# eglrp/PSBA

Hardware: AMD Instinct MI355X
Metric: M-observations/sec through Jacobian+Schur build+solve (ms/LM-iter in ms_per_step) (higher is better)
Workload: dtype f64; 1 GPU; venice-shaped; n_cams=52, n_pts=64053, n_obs=345364, lm=levmar, TR hand-off disabled, parallelism=points sharded x1

## Files before the change

### include/psba_hip.h

```cpp
#ifndef PSBA_HIP_H
#define PSBA_HIP_H

#ifdef __cplusplus
extern "C" {
#endif

typedef struct psba_ctx *psba_handle;

#define PSBA_OK 0
#define PSBA_NOT_SPD 1
#define PSBA_SINGULAR_V 2
#define PSBA_PCG_MAXIT 4
#define PSBA_E_INVALID (-1)
#define PSBA_E_HIP (-2)
#define PSBA_E_RCCL (-3)
#define PSBA_E_IO (-4)
#define PSBA_E_NOMEM (-5)
#define PSBA_E_STATE (-6)

#define PSBA_ITER_TURN_TO_LM 1
#define PSBA_ITER_TURN_TO_TR 2
#define PSBA_ITER_CONTINUE 3
#define PSBA_ITER_ERR 4
#define PSBA_ITER_DP_NO_CHANGE 5
#define PSBA_ITER_ERR_SMALL_ENOUGH 6
#define PSBA_ITER_PASS 7

#define PSBA_PARAMS_CUR 0
#define PSBA_PARAMS_NEW 1

int psba_create(int device, psba_handle *out);
int psba_destroy(psba_handle h);
const char *psba_last_error(psba_handle h);
const char *psba_version(void);

int psba_upload_problem(psba_handle h, int nCams, int n3Dpts, int n2Dprojs, const double *Kparas,
                        const double *impts, const double *initrot, const double *camsEx,
                        const double *pts3D, const int *iidx, const int *jidx);
int psba_set_params(psba_handle h, const double *camsEx, const double *pts3D);
int psba_reset_params(psba_handle h);
int psba_get_params(psba_handle h, int which, double *camsEx, double *pts3D);
int psba_get_dims(psba_handle h, int *nCams, int *n3Dpts, int *n2Dprojs);

#define PSBA_CAMERA_FIXED_K 0
#define PSBA_CAMERA_FREE_K 1
int psba_set_camera_model(psba_handle h, int model);
int psba_camera_block(psba_handle h, int *cnp);

int psba_set_distortion(psba_handle h, const double *kc);
int psba_set_obs_covariance(psba_handle h, const double *cov);
int psba_lens_model(psba_handle h, int *has_distortion, int *has_covariance);

#define PSBA_LOSS_NONE 0
#define PSBA_LOSS_HUBER 1
#define PSBA_LOSS_CAUCHY 2
#define PSBA_LOSS_SOFT_L1 3
int psba_set_robust_loss(psba_handle h, int kind, double scale);
int psba_robust_loss(psba_handle h, int *kind, double *scale);
int psba_obs_sq_residuals(psba_handle h, int which, double *s);
int psba_schur_path(psba_handle h, int *path);


int psba_residual(psba_handle h, int which, double *cost);
int psba_linearize(psba_handle h, double coeff, double coeff_g);
int psba_max_diag(psba_handle h, double *out);
int psba_begin(psba_handle h, double coeff, double coeff_g, double *cost, double *max_diag);
int psba_schur_assemble(psba_handle h, double mu);
int psba_schur_reduce(psba_handle h);
int psba_schur_solve(psba_handle h);

typedef struct {
  int status;
  double dp_l2;
  double gain_den;
  double new_cost;
  double newp_l2;
} psba_try_scalars;

int psba_backsub(psba_handle h, double mu, psba_try_scalars *out);
int psba_backsub_async(psba_handle h, double mu);
int psba_linearize_ahead(psba_handle h);
int psba_backsub_wait(psba_handle h, psba_try_scalars *out);
int psba_accept(psba_handle h);

int psba_compute_exQT(psba_handle h, int which, double *ex);
int psba_compute_jacobiQT(psba_handle h, double *jac_A, double *jac_B);
int psba_compute_U(psba_handle h, double coeff, double *out);
int psba_compute_V(psba_handle h, double coeff, double *out);
int psba_maxElmOfUV(psba_handle h, double *out);
int psba_update_UV(psba_handle h, double mu, double *U, double *V);
int psba_restore_UVdiag(psba_handle h);
int psba_compute_Vinv(psba_handle h, double *Vinv );
int psba_compute_Wblks(psba_handle h, double coeff, double *Wblks);
int psba_compute_Yblks(psba_handle h, double *Yblks);
int psba_compute_S(psba_handle h, double *S );
// ... 35 lines not shown
int psba_set_step(psba_handle h, const double *dp);
int psba_cholmod_lambda(psba_handle h, int reassemble, double *lambda, double *info3);

typedef struct {
  int max_iter;
  int start_itno;
  int verbose;
  int log_cap;
  double init_lambda;
} psba_tr_options;

typedef struct {
  int flag;
  int iters;
  int tries;
  int chol_fail;
  double init_err, final_err, lambda, delta;
  int n_log;
  double seconds;
} psba_tr_result;

void psba_tr_default_options(psba_tr_options *o);
int psba_trust_region(psba_handle h, const psba_tr_options *opts, psba_tr_result *res, double *log);

typedef struct {
  int flag, iters, lm_calls, tr_calls;
  double init_err, final_err, seconds;
} psba_solve_result;
int psba_solve(psba_handle h, int max_iter, int verbose, psba_solve_result *res);

int psba_partition_points(int n3Dpts, const int *iidx, int n2Dprojs, int nranks, int *pt_begin);
int psba_comm_unique_id(void *id128);
int psba_comm_init(psba_handle h, int nranks, int rank, const void *id128);
int psba_comm_rank(psba_handle h, int *nranks, int *rank);
int psba_set_rank_layout(psba_handle h, int nranks, int rank);
int psba_reduce_buffer_size(psba_handle h, long long *n_doubles);
int psba_get_reduce_buffer(psba_handle h, double *out);
int psba_set_reduce_buffer(psba_handle h, const double *in);

typedef struct {
  int nCams, n3Dpts, n2Dprojs;
  double *Kparas, *impts, *initrot, *camsEx, *pts3D;
  int *iidx, *jidx;
} psba_problem;
int psba_read_problem(const char *cams_file, const char *pts_file, const double *fixedK,
                      psba_problem *out);
void psba_free_problem(psba_problem *p);
typedef struct {
  psba_problem base;
  double *kc, *cov;
} psba_problem_ex;
int psba_read_problem_ex(const char *cams_file, const char *pts_file, const double *fixedK, psba_problem_ex *out);
void psba_free_problem_ex(psba_problem_ex *p);
int psba_write_problem(const char *cams_file, const char *pts_file, int nCams, int n3Dpts, int n2Dprojs,
                       const double *Kparas, const double *initrot, const double *camsEx, const double *pts3D,
                       const double *impts, const int *iidx, const int *jidx, int with_K);
int psba_convert_bal(const char *bal_file, const char *cams_out, const char *pts_out, double *max_abs_k);
int psba_convert_bal_kd(const char *bal_file, const char *cams_out, const char *pts_out);

#define PSBA_K_LINEARIZE 0
#define PSBA_K_SCHUR 1
#define PSBA_K_CHOLESKY 2
#define PSBA_K_BACKSUB 3
#define PSBA_K_RESIDUAL 4
#define PSBA_K_ALLREDUCE 5
#define PSBA_K_SCHUR_REDUCE 6
#define PSBA_K_COUNT 7
int psba_profile_enable(psba_handle h, int on);
int psba_profile_reset(psba_handle h);
int psba_profile_get(psba_handle h, int kernel, double *total_ms, int *launches);
int psba_algorithmic_bytes(psba_handle h, int kernel, double *bytes);

#define PSBA_SOLVER_DENSE 0
#define PSBA_SOLVER_PCG 1
int psba_set_solver(psba_handle h, int solver, double tol, int max_iter);
int psba_pcg_info(psba_handle h, int *iters, double *relres, long long *blocks, long long *dense_blocks);
int psba_get_sparse_S(psba_handle h, int *jk, double *val, double *ea);
int psba_set_sparse_S(psba_handle h, const double *val, const double *ea);
int psba_sparse_pattern(int nCams, int n3Dpts, int n2Dprojs, const int *iidx, const int *jidx, unsigned char *flags);
int psba_set_sparse_pattern(psba_handle h, const unsigned char *flags, long long n);

int psba_chol_dist_shape(psba_handle h, int *n32, int *NB, int *sharded);
int psba_chol_shape(psba_handle h, int *out8);
int psba_chol_dist_exchange_plan(int n32, int NB, int nranks, int JE, long long *out4, int cap);
int psba_chol_dist_begin(psba_handle h);
int psba_chol_dist_superpanel(psba_handle h, int J);
int psba_chol_dist_block(psba_handle h, int B, int set, double *buf, long long *n_doubles);
int psba_chol_dist_finish(psba_handle h);

typedef struct psba_schur_plan *psba_schur_plan_t;
psba_schur_plan_t psba_schur_plan_create(int nCams, int n3Dpts, int n2Dprojs, const int *iidx,
                                         const int *jidx);
int psba_schur_plan_info(psba_schur_plan_t p, long long info[8]);
int psba_schur_plan_copy(psba_schur_plan_t p, unsigned long long *items, long long *wg,
                         int *blockpos, int *glo);
void psba_schur_plan_destroy(psba_schur_plan_t p);

typedef struct psba_owner_plan *psba_owner_plan_t;
psba_owner_plan_t psba_owner_plan_create(int nCams, int n3Dpts, int n2Dprojs, const int *iidx, const int *jidx,
                                         const unsigned char *pattern);
int psba_owner_plan_info(psba_owner_plan_t p, long long info[4]);
int psba_owner_plan_copy(psba_owner_plan_t p, long long *waves, int *units, int *prod, int *blocks, int *diag_slot);
void psba_owner_plan_destroy(psba_owner_plan_t p);

#ifdef PSBA_BUILD_EXPERIMENTS
typedef struct psba_ring_plan *psba_ring_plan_t;
psba_ring_plan_t psba_ring_plan_create(int nCams, int n3Dpts, int n2Dprojs, const int *iidx,
                                       const int *jidx);
int psba_ring_plan_info(psba_ring_plan_t p, long long info[16]);
int psba_ring_plan_copy(psba_ring_plan_t p, long long *wg, int *steps, unsigned *entries, int *ops,
                        int *jobs, int *lane_blk, int *blk_lane0, int *rb);
void psba_ring_plan_destroy(psba_ring_plan_t p);
#endif

#ifdef __cplusplus
}
#endif
#endif
```

### psba_amd/capi.py

```python
import ctypes as C
import os

import numpy as np

_HERE = os.path.dirname(os.path.abspath(__file__))
lib_path = os.environ.get("PSBA_LIB") or os.path.join(_HERE, "libpsba_hip.so")

if not os.path.exists(lib_path):
    raise ImportError(
        f"{lib_path} is missing: build the HIP extension first (python -m psba_amd.build, or "
        "__graft_entry__.build()). psba_amd has no CPU fallback.")
lib = C.CDLL(lib_path)

PSBA_OK, PSBA_NOT_SPD, PSBA_SINGULAR_V = 0, 1, 2
PARAMS_CUR, PARAMS_NEW = 0, 1
LOSS_NONE, LOSS_HUBER, LOSS_CAUCHY, LOSS_SOFT_L1 = 0, 1, 2, 3
ITER_TURN_TO_LM, ITER_TURN_TO_TR, ITER_CONTINUE, ITER_ERR = 1, 2, 3, 4
ITER_DP_NO_CHANGE, ITER_ERR_SMALL_ENOUGH, ITER_PASS = 5, 6, 7
K_LINEARIZE, K_SCHUR, K_CHOLESKY, K_BACKSUB, K_RESIDUAL, K_ALLREDUCE, K_SCHUR_REDUCE = range(7)
KERNEL_NAMES = ["linearize", "schur", "cholesky", "backsub", "residual", "allreduce", "schur_reduce"]
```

::::::::

**What to do:**
Match on "void": copy every line in the records that has it.

**The answer:**
const char *psba_version(void);
void psba_tr_default_options(psba_tr_options *o);
int psba_comm_unique_id(void *id128);
int psba_comm_init(psba_handle h, int nranks, int rank, const void *id128);
void psba_free_problem(psba_problem *p);
void psba_free_problem_ex(psba_problem_ex *p);
void psba_schur_plan_destroy(psba_schur_plan_t p);
void psba_owner_plan_destroy(psba_owner_plan_t p);
void psba_ring_plan_destroy(psba_ring_plan_t p);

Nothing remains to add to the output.